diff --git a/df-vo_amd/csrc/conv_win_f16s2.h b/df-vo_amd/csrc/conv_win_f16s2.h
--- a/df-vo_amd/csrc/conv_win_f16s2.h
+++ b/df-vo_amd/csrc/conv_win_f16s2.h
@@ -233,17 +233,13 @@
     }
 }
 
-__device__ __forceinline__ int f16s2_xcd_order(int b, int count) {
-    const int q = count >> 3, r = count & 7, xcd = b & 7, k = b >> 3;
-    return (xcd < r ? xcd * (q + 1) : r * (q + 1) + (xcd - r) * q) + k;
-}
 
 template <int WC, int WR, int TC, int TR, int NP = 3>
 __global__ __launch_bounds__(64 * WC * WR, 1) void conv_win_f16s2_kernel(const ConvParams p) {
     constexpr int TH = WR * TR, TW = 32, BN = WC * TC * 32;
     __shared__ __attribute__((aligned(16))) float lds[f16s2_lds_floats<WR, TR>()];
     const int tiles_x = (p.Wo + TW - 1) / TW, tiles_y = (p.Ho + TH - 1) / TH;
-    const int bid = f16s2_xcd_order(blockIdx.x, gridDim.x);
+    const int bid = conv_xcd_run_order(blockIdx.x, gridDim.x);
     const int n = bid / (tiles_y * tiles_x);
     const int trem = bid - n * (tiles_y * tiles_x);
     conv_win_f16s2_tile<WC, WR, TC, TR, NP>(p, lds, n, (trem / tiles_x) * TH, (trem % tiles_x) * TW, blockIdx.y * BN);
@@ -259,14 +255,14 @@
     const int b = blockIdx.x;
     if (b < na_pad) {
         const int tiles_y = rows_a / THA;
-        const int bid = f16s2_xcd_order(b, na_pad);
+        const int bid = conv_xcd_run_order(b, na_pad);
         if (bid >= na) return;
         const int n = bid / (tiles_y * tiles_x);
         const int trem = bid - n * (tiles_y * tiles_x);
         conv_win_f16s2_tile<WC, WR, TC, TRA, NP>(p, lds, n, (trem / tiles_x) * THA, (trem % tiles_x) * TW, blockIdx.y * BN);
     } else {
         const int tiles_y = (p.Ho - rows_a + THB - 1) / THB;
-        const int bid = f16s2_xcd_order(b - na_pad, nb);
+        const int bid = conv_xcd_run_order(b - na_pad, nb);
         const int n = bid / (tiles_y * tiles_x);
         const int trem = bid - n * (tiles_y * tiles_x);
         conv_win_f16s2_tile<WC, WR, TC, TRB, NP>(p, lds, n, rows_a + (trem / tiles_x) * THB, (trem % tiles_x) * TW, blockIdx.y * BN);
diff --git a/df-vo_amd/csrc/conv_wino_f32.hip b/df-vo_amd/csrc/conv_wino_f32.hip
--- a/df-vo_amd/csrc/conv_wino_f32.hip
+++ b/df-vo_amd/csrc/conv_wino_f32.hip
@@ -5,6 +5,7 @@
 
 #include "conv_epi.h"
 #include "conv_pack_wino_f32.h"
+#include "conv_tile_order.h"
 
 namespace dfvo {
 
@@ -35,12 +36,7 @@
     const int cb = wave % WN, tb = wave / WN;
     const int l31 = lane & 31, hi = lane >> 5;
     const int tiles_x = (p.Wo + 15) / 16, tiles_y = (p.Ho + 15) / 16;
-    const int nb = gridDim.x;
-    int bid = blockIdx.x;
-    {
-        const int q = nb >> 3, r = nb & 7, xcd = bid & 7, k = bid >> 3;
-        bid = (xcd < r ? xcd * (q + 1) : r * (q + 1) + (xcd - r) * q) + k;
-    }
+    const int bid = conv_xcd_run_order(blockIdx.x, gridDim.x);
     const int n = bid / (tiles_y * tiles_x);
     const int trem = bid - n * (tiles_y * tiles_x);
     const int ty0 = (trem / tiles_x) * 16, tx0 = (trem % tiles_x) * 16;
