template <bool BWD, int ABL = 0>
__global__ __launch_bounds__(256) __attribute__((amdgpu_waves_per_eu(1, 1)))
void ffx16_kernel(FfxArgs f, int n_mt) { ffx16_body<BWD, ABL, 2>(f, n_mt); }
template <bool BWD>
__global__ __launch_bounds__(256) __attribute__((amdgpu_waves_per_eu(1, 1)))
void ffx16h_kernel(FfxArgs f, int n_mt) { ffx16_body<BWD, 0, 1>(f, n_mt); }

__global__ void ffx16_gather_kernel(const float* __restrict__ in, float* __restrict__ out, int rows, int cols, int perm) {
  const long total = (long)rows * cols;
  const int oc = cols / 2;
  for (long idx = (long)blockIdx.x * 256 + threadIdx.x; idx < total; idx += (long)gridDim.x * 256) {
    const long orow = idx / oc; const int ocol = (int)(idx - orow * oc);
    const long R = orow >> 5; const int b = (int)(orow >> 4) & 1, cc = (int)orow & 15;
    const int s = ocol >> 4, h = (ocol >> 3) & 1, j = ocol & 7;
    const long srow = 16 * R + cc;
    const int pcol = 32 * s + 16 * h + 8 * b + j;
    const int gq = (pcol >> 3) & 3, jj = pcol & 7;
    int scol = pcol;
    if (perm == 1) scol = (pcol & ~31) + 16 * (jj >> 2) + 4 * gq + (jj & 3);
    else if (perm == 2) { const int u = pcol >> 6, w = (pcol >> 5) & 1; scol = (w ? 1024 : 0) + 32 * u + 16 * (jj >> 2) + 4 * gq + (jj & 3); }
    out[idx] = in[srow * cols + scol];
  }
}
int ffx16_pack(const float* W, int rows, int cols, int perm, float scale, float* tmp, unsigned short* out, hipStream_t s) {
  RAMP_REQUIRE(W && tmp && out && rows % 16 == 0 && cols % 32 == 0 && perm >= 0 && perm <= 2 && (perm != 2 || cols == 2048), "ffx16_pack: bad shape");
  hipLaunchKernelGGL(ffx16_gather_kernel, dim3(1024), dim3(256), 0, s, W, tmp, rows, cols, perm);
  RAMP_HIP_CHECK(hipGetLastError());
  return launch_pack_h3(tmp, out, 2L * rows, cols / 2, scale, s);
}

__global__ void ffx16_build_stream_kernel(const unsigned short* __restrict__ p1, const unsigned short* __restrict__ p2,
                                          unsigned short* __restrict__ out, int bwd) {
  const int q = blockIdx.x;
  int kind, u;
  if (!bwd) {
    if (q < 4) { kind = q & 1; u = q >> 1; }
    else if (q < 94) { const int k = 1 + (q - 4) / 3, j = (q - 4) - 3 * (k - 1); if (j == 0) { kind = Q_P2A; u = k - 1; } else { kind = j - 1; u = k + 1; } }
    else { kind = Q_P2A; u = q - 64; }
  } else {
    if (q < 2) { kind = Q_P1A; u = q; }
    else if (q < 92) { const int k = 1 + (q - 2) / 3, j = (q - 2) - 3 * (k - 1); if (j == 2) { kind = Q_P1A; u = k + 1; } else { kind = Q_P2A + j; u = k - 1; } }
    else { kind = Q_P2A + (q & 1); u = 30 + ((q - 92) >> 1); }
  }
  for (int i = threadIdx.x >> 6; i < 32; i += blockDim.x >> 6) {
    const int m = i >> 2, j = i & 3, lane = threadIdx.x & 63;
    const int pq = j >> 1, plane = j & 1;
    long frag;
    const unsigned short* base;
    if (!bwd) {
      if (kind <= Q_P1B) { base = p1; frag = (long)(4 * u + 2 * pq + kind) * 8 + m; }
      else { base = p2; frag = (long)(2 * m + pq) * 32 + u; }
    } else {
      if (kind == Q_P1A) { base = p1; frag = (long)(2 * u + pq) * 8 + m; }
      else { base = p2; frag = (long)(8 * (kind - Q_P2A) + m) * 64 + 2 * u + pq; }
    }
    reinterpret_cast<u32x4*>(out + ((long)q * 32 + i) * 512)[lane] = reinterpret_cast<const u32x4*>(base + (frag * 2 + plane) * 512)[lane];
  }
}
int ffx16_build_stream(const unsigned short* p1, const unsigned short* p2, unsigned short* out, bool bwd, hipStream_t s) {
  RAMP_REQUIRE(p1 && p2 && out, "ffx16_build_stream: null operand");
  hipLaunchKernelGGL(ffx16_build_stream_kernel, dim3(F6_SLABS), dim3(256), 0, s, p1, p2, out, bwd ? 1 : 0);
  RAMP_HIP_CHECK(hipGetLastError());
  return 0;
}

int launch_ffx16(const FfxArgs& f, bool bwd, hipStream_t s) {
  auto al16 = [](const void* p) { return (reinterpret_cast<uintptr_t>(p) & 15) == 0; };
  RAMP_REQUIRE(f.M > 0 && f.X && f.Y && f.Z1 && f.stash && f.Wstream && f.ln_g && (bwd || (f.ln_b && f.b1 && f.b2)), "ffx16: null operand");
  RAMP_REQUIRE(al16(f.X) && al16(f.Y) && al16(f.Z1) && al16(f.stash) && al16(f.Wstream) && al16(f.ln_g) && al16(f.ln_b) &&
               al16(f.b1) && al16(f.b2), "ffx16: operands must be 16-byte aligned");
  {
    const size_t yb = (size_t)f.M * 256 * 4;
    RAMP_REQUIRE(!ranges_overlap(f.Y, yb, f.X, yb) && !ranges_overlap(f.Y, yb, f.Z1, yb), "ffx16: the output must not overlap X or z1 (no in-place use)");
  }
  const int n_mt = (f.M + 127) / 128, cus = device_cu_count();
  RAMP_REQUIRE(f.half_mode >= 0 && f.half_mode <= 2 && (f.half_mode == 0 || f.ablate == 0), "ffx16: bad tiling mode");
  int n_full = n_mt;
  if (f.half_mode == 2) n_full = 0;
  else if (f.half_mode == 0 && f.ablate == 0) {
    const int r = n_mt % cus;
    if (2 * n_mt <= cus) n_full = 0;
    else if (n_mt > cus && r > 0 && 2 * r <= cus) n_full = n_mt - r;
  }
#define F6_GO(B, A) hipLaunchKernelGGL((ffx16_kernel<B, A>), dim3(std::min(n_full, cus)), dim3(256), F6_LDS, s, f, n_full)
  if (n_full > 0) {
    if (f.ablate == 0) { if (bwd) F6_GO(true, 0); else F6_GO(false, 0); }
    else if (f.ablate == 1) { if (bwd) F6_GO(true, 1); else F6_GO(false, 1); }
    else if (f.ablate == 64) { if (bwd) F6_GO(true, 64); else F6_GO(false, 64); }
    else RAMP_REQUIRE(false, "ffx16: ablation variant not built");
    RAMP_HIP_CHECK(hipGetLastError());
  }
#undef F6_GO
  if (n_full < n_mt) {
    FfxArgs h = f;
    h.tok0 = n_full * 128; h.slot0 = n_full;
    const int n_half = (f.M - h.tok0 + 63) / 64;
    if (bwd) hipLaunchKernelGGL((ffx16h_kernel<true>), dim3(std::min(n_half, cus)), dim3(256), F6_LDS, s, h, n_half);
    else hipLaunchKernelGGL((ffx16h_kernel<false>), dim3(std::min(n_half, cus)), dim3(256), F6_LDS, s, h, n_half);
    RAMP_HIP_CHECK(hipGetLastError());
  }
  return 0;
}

> **Exercise**:
Taking the records from the top, repeat each line exactly until you have repeated the line that contains "b & 7, k = b >> 3;".

> **Solution**:
diff --git a/df-vo_amd/csrc/conv_win_f16s2.h b/df-vo_amd/csrc/conv_win_f16s2.h
--- a/df-vo_amd/csrc/conv_win_f16s2.h
+++ b/df-vo_amd/csrc/conv_win_f16s2.h
@@ -233,17 +233,13 @@
     }
 }
 
-__device__ __forceinline__ int f16s2_xcd_order(int b, int count) {
-    const int q = count >> 3, r = count & 7, xcd = b & 7, k = b >> 3;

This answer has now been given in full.